● EXTRACTED MATERIAL:
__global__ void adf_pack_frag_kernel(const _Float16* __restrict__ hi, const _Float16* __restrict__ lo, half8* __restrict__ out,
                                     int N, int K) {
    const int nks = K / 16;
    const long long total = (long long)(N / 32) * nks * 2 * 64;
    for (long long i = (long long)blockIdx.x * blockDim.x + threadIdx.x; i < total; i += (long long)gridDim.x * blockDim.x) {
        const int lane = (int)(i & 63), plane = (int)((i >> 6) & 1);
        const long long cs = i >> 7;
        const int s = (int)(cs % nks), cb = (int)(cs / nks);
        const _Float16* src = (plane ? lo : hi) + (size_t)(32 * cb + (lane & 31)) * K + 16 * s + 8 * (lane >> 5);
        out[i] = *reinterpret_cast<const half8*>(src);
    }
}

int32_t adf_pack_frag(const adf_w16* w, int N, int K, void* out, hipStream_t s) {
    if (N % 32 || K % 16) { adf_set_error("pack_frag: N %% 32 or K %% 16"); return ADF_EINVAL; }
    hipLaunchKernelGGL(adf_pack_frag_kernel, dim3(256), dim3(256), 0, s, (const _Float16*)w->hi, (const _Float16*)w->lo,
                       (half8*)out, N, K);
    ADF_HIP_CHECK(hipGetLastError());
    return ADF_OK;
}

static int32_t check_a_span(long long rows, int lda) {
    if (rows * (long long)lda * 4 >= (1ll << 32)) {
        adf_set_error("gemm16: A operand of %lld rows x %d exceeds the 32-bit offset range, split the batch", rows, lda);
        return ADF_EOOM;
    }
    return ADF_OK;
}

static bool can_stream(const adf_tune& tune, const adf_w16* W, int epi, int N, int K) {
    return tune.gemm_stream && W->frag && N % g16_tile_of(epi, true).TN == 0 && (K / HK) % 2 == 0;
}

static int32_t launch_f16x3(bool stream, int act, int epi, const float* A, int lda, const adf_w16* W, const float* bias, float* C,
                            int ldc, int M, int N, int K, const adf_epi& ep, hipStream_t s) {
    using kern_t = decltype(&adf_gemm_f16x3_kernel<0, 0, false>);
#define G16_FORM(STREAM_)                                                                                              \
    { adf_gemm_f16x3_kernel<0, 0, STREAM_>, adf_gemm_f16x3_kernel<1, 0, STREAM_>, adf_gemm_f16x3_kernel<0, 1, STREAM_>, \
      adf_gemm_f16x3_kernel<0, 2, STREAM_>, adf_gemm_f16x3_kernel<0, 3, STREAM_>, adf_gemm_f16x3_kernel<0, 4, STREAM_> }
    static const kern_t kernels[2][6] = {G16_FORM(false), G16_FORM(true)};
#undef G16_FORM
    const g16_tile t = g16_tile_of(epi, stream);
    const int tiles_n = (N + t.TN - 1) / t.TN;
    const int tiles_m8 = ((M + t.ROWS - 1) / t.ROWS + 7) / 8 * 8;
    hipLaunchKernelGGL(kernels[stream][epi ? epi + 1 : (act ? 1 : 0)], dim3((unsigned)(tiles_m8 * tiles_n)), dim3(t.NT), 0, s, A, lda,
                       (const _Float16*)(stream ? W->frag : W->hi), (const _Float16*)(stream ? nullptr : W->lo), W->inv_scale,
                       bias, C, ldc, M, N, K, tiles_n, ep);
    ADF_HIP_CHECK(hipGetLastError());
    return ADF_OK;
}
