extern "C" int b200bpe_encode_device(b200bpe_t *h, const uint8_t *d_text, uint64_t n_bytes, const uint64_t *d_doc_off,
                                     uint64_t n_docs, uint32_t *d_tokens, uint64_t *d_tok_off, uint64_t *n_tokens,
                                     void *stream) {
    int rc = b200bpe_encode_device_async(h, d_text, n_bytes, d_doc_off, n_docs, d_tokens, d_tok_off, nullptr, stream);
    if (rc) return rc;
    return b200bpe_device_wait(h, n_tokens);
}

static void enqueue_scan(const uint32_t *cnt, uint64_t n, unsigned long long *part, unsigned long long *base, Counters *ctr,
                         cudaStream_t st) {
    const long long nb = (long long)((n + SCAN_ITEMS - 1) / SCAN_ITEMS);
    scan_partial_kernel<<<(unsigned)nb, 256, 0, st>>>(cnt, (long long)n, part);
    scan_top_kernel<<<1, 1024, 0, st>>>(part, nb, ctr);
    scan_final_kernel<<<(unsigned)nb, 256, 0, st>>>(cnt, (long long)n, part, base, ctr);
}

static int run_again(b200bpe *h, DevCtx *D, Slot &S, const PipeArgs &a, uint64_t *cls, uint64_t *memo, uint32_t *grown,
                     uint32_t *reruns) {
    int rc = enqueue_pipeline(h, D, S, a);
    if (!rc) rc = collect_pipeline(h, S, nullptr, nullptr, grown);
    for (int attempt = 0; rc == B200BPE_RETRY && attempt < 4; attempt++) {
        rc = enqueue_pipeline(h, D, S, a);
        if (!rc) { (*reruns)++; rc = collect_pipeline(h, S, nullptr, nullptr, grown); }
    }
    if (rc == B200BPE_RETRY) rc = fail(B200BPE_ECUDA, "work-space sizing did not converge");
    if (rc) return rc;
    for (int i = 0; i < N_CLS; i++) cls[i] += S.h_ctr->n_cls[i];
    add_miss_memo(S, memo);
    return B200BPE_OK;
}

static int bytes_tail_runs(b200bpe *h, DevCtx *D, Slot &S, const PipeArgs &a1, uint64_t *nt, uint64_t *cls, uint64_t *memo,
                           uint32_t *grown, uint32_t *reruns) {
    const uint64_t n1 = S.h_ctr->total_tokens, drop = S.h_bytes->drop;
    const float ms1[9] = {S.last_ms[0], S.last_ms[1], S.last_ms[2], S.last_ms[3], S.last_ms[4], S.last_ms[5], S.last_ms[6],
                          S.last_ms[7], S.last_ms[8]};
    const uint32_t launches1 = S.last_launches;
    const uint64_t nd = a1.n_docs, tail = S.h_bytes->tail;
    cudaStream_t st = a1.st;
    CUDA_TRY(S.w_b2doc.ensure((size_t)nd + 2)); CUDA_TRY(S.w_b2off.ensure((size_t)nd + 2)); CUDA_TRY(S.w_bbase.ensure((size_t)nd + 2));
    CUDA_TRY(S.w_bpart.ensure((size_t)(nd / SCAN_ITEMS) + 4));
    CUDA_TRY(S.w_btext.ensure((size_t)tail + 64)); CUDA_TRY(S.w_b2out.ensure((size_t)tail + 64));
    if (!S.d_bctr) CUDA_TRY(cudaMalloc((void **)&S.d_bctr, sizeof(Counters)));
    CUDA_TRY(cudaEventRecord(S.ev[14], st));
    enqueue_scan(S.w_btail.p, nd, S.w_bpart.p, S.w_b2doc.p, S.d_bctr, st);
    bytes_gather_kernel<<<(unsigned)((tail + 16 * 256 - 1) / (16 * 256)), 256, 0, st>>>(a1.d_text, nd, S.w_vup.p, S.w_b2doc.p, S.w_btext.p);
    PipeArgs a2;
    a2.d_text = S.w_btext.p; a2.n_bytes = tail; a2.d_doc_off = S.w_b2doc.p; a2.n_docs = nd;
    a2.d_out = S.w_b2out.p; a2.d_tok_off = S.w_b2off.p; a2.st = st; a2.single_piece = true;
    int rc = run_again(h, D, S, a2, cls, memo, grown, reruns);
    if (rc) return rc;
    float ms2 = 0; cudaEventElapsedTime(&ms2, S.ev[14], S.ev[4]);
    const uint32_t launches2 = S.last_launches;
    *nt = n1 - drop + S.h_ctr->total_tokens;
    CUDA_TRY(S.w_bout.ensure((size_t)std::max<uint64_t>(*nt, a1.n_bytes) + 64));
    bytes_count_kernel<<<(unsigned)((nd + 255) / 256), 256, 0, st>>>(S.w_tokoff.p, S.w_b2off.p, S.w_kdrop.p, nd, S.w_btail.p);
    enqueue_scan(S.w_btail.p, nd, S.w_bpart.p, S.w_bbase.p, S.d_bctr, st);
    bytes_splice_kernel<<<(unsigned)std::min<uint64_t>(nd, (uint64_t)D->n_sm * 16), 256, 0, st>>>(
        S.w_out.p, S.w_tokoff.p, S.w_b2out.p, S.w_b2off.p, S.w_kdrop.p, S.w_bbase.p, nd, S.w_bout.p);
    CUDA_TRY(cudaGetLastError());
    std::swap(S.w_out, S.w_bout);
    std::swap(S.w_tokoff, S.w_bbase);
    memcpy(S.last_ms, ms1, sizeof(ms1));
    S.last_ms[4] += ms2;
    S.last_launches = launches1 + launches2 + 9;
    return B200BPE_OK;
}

==

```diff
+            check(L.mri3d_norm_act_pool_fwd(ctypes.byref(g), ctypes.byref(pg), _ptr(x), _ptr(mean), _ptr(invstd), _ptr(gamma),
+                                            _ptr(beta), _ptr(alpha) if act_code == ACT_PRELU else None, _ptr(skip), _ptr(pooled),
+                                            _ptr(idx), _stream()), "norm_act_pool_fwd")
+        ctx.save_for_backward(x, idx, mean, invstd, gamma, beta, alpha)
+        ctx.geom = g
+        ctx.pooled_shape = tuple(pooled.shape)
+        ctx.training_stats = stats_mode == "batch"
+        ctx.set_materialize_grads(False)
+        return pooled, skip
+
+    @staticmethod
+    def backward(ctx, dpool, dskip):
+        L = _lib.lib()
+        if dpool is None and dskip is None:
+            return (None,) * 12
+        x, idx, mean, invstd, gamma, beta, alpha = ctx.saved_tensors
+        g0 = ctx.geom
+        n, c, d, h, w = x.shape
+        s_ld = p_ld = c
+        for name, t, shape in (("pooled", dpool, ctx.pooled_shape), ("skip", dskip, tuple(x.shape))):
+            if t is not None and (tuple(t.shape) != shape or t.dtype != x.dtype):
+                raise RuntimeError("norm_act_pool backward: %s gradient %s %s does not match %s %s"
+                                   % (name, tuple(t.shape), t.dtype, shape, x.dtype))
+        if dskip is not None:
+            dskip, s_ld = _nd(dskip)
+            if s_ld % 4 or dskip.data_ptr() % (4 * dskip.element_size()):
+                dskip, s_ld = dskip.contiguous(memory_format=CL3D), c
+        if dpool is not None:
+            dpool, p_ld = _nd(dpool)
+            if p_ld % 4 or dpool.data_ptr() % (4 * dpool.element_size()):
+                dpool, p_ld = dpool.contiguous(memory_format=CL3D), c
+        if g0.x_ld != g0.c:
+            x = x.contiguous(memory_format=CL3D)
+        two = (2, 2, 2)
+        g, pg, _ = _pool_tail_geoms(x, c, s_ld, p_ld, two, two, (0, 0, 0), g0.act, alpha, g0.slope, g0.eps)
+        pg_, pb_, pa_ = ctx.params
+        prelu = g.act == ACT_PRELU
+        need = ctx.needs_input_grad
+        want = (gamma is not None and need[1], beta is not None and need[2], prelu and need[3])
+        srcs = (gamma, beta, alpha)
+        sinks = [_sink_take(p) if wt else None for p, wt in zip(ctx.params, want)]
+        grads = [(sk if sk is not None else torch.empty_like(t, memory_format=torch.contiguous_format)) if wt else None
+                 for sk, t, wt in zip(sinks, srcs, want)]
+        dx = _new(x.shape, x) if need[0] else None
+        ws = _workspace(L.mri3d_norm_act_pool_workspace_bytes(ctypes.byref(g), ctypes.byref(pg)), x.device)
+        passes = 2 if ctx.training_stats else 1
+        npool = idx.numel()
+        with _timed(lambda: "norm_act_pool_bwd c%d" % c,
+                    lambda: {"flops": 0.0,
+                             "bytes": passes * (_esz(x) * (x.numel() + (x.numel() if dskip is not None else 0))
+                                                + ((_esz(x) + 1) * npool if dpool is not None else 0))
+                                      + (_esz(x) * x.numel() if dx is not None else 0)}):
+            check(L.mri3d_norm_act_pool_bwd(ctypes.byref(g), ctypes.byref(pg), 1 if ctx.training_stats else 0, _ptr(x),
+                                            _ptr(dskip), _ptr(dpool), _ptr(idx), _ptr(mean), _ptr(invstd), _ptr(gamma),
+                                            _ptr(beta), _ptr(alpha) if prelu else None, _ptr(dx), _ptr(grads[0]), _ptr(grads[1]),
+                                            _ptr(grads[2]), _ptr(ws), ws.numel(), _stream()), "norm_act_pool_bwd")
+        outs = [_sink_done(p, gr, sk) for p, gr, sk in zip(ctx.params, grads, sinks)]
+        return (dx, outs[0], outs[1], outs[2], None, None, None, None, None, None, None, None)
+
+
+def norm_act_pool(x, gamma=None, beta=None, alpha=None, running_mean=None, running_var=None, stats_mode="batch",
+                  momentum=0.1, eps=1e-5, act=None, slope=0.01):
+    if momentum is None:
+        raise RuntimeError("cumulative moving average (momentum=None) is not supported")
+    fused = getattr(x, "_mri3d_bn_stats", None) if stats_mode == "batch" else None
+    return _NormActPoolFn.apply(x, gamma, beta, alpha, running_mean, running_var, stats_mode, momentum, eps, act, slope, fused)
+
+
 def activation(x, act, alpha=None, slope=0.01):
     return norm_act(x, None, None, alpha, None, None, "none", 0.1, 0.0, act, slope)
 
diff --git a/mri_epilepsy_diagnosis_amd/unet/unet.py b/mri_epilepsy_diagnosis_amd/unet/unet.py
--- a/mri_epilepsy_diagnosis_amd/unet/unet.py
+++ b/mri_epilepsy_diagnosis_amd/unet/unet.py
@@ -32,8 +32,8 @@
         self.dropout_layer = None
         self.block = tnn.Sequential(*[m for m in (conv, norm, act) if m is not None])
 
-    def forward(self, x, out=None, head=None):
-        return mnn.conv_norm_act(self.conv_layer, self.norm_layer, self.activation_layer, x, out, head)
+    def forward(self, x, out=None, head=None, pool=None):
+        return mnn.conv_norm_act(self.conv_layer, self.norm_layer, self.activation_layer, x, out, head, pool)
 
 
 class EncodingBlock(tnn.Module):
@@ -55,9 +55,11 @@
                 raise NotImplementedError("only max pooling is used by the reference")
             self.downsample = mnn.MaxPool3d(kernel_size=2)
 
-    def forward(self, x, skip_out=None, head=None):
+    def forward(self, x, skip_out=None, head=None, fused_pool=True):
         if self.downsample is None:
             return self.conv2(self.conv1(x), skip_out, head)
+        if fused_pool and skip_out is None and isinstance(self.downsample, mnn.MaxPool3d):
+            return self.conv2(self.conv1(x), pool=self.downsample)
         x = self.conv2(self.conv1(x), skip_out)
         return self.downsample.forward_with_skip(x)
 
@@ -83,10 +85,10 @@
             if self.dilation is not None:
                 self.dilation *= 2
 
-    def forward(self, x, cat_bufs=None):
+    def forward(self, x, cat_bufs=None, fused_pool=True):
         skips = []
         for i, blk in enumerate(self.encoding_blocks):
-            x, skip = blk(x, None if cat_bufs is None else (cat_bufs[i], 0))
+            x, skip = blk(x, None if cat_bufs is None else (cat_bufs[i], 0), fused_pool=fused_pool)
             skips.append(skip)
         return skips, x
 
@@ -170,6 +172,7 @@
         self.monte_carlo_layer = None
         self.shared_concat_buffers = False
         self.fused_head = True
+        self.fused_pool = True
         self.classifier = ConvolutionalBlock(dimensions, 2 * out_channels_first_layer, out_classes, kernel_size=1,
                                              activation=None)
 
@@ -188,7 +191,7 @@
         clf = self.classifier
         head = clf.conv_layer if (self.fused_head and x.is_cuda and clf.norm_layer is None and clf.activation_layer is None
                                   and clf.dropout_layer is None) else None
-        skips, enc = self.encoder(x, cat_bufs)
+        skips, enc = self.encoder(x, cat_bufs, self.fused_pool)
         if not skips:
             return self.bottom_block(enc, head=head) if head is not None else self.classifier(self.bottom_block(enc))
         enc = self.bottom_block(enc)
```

---

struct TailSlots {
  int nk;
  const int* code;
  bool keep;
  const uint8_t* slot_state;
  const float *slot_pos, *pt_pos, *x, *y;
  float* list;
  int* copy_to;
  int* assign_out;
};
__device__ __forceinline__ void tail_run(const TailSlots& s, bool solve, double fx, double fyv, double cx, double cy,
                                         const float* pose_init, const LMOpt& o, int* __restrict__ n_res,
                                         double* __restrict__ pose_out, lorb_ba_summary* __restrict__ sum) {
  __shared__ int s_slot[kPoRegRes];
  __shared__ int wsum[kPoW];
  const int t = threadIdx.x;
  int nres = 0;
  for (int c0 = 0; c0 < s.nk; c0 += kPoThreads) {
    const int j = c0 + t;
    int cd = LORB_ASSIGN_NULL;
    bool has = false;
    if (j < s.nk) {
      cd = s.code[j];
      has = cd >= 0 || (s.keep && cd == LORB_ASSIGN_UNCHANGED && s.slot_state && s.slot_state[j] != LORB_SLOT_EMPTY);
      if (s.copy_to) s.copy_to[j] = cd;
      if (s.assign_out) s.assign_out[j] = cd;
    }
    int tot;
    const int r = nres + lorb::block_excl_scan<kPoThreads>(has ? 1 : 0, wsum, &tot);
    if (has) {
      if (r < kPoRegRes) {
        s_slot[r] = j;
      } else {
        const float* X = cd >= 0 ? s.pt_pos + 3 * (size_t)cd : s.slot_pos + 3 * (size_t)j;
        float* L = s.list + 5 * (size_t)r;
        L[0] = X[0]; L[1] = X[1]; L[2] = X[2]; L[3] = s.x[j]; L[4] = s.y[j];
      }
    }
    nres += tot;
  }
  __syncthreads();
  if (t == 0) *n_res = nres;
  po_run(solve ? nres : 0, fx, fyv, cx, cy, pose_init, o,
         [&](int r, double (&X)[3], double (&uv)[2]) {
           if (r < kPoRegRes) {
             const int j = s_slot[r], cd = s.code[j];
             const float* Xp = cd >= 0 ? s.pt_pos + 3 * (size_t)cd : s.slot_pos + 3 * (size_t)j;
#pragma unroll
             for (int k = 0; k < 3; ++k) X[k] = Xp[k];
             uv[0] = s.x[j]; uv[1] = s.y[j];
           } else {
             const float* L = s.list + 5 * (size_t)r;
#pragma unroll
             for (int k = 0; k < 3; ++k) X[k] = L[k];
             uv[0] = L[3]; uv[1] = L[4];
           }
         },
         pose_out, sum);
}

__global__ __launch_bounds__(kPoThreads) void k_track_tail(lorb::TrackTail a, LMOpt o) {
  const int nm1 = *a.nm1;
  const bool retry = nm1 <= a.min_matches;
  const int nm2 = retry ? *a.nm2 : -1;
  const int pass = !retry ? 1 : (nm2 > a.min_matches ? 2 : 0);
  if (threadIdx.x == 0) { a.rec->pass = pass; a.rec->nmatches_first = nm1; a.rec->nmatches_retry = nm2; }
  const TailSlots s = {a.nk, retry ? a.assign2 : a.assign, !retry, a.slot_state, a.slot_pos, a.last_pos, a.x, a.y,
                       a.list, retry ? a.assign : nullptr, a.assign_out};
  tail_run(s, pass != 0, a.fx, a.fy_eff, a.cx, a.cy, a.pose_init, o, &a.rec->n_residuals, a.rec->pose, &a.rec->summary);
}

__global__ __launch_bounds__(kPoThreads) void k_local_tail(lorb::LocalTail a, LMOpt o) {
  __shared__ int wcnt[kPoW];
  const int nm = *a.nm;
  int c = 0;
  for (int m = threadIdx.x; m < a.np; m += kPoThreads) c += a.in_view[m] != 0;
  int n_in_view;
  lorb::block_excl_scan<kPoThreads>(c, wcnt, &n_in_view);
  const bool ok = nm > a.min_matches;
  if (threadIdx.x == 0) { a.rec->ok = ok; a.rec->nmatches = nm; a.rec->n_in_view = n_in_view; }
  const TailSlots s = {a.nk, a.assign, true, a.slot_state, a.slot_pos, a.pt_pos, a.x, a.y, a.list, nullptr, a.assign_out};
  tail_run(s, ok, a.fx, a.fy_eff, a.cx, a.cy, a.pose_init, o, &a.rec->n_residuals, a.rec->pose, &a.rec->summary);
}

● WHAT YOU ARE ASKED TO DO: Reproduce verbatim only the segment of the listing bounded by the line containing "k_track_tail(lorb::TrackTail a, LMOpt" and the line containing "a.list, retry ?", with both boundary lines included.

● ANSWER SECTION:
__global__ __launch_bounds__(kPoThreads) void k_track_tail(lorb::TrackTail a, LMOpt o) {
  const int nm1 = *a.nm1;
  const bool retry = nm1 <= a.min_matches;
  const int nm2 = retry ? *a.nm2 : -1;
  const int pass = !retry ? 1 : (nm2 > a.min_matches ? 2 : 0);
  if (threadIdx.x == 0) { a.rec->pass = pass; a.rec->nmatches_first = nm1; a.rec->nmatches_retry = nm2; }
  const TailSlots s = {a.nk, retry ? a.assign2 : a.assign, !retry, a.slot_state, a.slot_pos, a.last_pos, a.x, a.y,
                       a.list, retry ? a.assign : nullptr, a.assign_out};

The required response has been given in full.